Top of Data to examine

template <bool PRE>
__global__ __launch_bounds__(256, 3) void attn_bwd_dq_kernel(AttnArgs a) {
    __shared__ __attribute__((aligned(16))) char smem[DQ_STAGE + 512];
    char* sK = smem;
    char* sV = smem + 32 * 128;
    float* sDel = (float*)(smem + DQ_STAGE);
    ATTN_STAMP(2, 0);
    if (a.thr16) apply_salt(a.salt, a.seed0, a.seed1);
    const int tid = threadIdx.x, lane = tid & 63, wave = tid >> 6, h = lane >> 5;
    int tile_x, hd, b;
    attn_block(a, tile_x, hd, b);
    const int qb0 = tile_x * 128;
    const int q = qb0 + wave * 32 + (lane & 31);
    int len = a.lens[b];
    len = len < 1 ? 1 : (len > a.Tp ? a.Tp : len);
    const long rowbase = (long)b * a.Tp;
    const LaneOffs lo = lane_offs(lane);
    bf16x8 qf[4], df[4];
    const bf16_t* Kb = a.qkv + rowbase * a.ld + a.H + hd * HD;
    const bf16_t* Vb = Kb + a.H;
    const int srow = tid >> 3, sch = tid & 7;
    const int soff = tile_off(srow, sch);
    const long gk = (long)srow * a.ld + sch * 8;
    u32x4 kreg = *(const u32x4*)(Kb + gk), vreg = *(const u32x4*)(Vb + gk);
    const bf16_t* Qrows = a.qkv + (rowbase + qb0) * a.ld + hd * HD;
    const bf16_t* Drows = a.dctx + (rowbase + qb0) * a.ldo + hd * HD;
    u32x4 qst[4], dst[4];
#pragma unroll
    for (int it = 0; it < 4; ++it) {
        const int cid = it * 256 + tid, row = cid >> 3, ch = cid & 7;
        qst[it] = *(const u32x4*)(Qrows + (long)row * a.ld + ch * 8);
        dst[it] = *(const u32x4*)(Drows + (long)row * a.ldo + ch * 8);
    }
    const int part = lane & 15, rsub = lane >> 4;
    f32x4 ovv[8];
#pragma unroll
    for (int it = 0; it < 8; ++it) {
        const int row = wave * 32 + it * 4 + rsub;
        const long g = (rowbase + qb0 + row) * a.ldo + hd * HD + part * 4;
        if (a.o32) {
            ovv[it] = *(const f32x4*)(a.o32 + g);
        } else {
            const u32x2 ov = *(const u32x2*)(a.ctx + g);
            ovv[it] = (f32x4){lo_bf(ov[0]), hi_bf(ov[0]), lo_bf(ov[1]), hi_bf(ov[1])};
        }
    }
    const float lse_q = a.lse2[((long)b * a.heads + hd) * a.Tp + q];
    char* sQt = smem;
    char* sDt = smem + 128 * 128;
#pragma unroll
    for (int it = 0; it < 4; ++it) {
        const int cid = it * 256 + tid, row = cid >> 3, ch = cid & 7;
        *(u32x4*)(sQt + tile_off(row, ch)) = qst[it];
        *(u32x4*)(sDt + tile_off(row, ch)) = dst[it];
    }
    ATTN_STAMP(2, 5);
    __syncthreads();
    ATTN_STAMP(2, 6);
#pragma unroll
    for (int ds = 0; ds < 4; ++ds) { qf[ds] = rd_row(sQt, lo, wave, ds); df[ds] = rd_row(sDt, lo, wave, ds); }
#pragma unroll
    for (int it = 0; it < 8; ++it) {
        const int row = wave * 32 + it * 4 + rsub;
        const u32x2 dv = *(const u32x2*)(sDt + tile_off(row, part >> 1) + ((part & 1) << 3));
        float acc = lo_bf(dv[0]) * ovv[it][0];
        acc = fmaf(hi_bf(dv[0]), ovv[it][1], acc);
        acc = fmaf(lo_bf(dv[1]), ovv[it][2], acc);
        acc = fmaf(hi_bf(dv[1]), ovv[it][3], acc);
        acc += __shfl_xor(acc, 8, 64);
        acc += __shfl_xor(acc, 4, 64);
        acc += __shfl_xor(acc, 2, 64);
        acc += __shfl_xor(acc, 1, 64);
        if (part == 0) sDel[row] = acc;
    }
    ATTN_STAMP(2, 7);
    __syncthreads();
    float del_q = sDel[wave * 32 + (lane & 31)];
    __syncthreads();
    del_q *= __frcp_rn(a.dscale);
    if (h == 0) a.delta[((long)b * a.heads + hd) * a.Tp + q] = del_q;
    f32x16 dQT[2];
    dQT[0] = dQT[1] = (f32x16)(0.f);
    const int nk = (len + 31) >> 5;
    uint32_t hbase = 0;
    if (a.thr16) hbase = rng_hash((uint32_t)((b * a.heads + hd) * a.Tp + q), a.seed0, a.seed1) + (uint32_t)(2 * h) * ATTN_K1;
    const float c = a.c;
    const f32x16 cs = (f32x16)(PRE ? -lse_q : 0.f), cd = (f32x16)(PRE ? -del_q : 0.f);
    ATTN_STAMP(2, 1);
    for (int t = 0; t < nk; ++t) {
        __syncthreads();
        *(u32x4*)(sK + soff) = kreg;
        *(u32x4*)(sV + soff) = vreg;
        __syncthreads();
        if (t + 1 < nk) {
            kreg = *(const u32x4*)(Kb + (long)(t + 1) * 32 * a.ld + gk);
            vreg = *(const u32x4*)(Vb + (long)(t + 1) * 32 * a.ld + gk);
        }
        f32x16 sT = __builtin_amdgcn_mfma_f32_32x32x16_bf16(rd_row(sK, lo, 0, 0), qf[0], cs, 0, 0, 0);
        f32x16 dpT = __builtin_amdgcn_mfma_f32_32x32x16_bf16(rd_row(sV, lo, 0, 0), df[0], cd, 0, 0, 0);
#pragma unroll
        for (int ds = 1; ds < 4; ++ds) {
            sT = __builtin_amdgcn_mfma_f32_32x32x16_bf16(rd_row(sK, lo, 0, ds), qf[ds], sT, 0, 0, 0);
            dpT = __builtin_amdgcn_mfma_f32_32x32x16_bf16(rd_row(sV, lo, 0, ds), df[ds], dpT, 0, 0, 0);
        }
        float dsv[16];
        const bool boundary = t * 32 + 32 > len;
#pragma unroll
        for (int r = 0; r < 16; ++r) {
            float p = PRE ? fast_exp2(sT[r]) : fast_exp2(fmaf(sT[r], c, -lse_q));
            if (boundary && (t * 32 + acc_row(r, h) >= len)) p = 0.f;
            dsv[r] = p;
        }
        if (a.thr16) {
            const float dropped = PRE ? -del_q : 0.f;
#pragma unroll
            for (int r = 0; r < 16; r += 2) {
                const uint32_t hsh = attn_mix(hbase + (uint32_t)(t * 16 + acc_row(r, 0) / 2) * ATTN_K1);
                dpT[r] = (hsh & 0xffffu) >= a.thr16 ? dpT[r] : dropped;
                dpT[r + 1] = (hsh >> 16) >= a.thr16 ? dpT[r + 1] : dropped;
            }
        }
#pragma unroll
        for (int r = 0; r < 16; ++r) dsv[r] *= PRE ? dpT[r] : (dpT[r] - del_q);
#pragma unroll
        for (int sstep = 0; sstep < 2; ++sstep) {
            const bf16x8 dsf = pack8(&dsv[8 * sstep]);
#pragma unroll
            for (int dt = 0; dt < 2; ++dt)
                dQT[dt] = __builtin_amdgcn_mfma_f32_32x32x16_bf16(rd_tr(sK, lo, sstep, dt), dsf, dQT[dt], 0, 0, 0);
        }
    }
    __syncthreads();
    ATTN_STAMP(2, 2);
    store_rows_bf16(smem + wave * (32 * OUT_PITCH), dQT, a.scale * a.dscale,
                    a.dqkv + (rowbase + qb0 + wave * 32) * a.ld + hd * HD, a.ld, lane);
    ATTN_STAMP(2, 3);
#ifdef APTAI_STAMPS
    asm volatile("s_waitcnt vmcnt(0)" ::: "memory");
    ATTN_STAMP(2, 4);
#endif
}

Bottom of Data to examine

**What this task involves**. Scan the listing above and identify each line holding the string "char"; copy every such line.

**Response below**.
    __shared__ __attribute__((aligned(16))) char smem[DQ_STAGE + 512];
    char* sK = smem;
    char* sV = smem + 32 * 128;
    char* sQt = smem;
    char* sDt = smem + 128 * 128;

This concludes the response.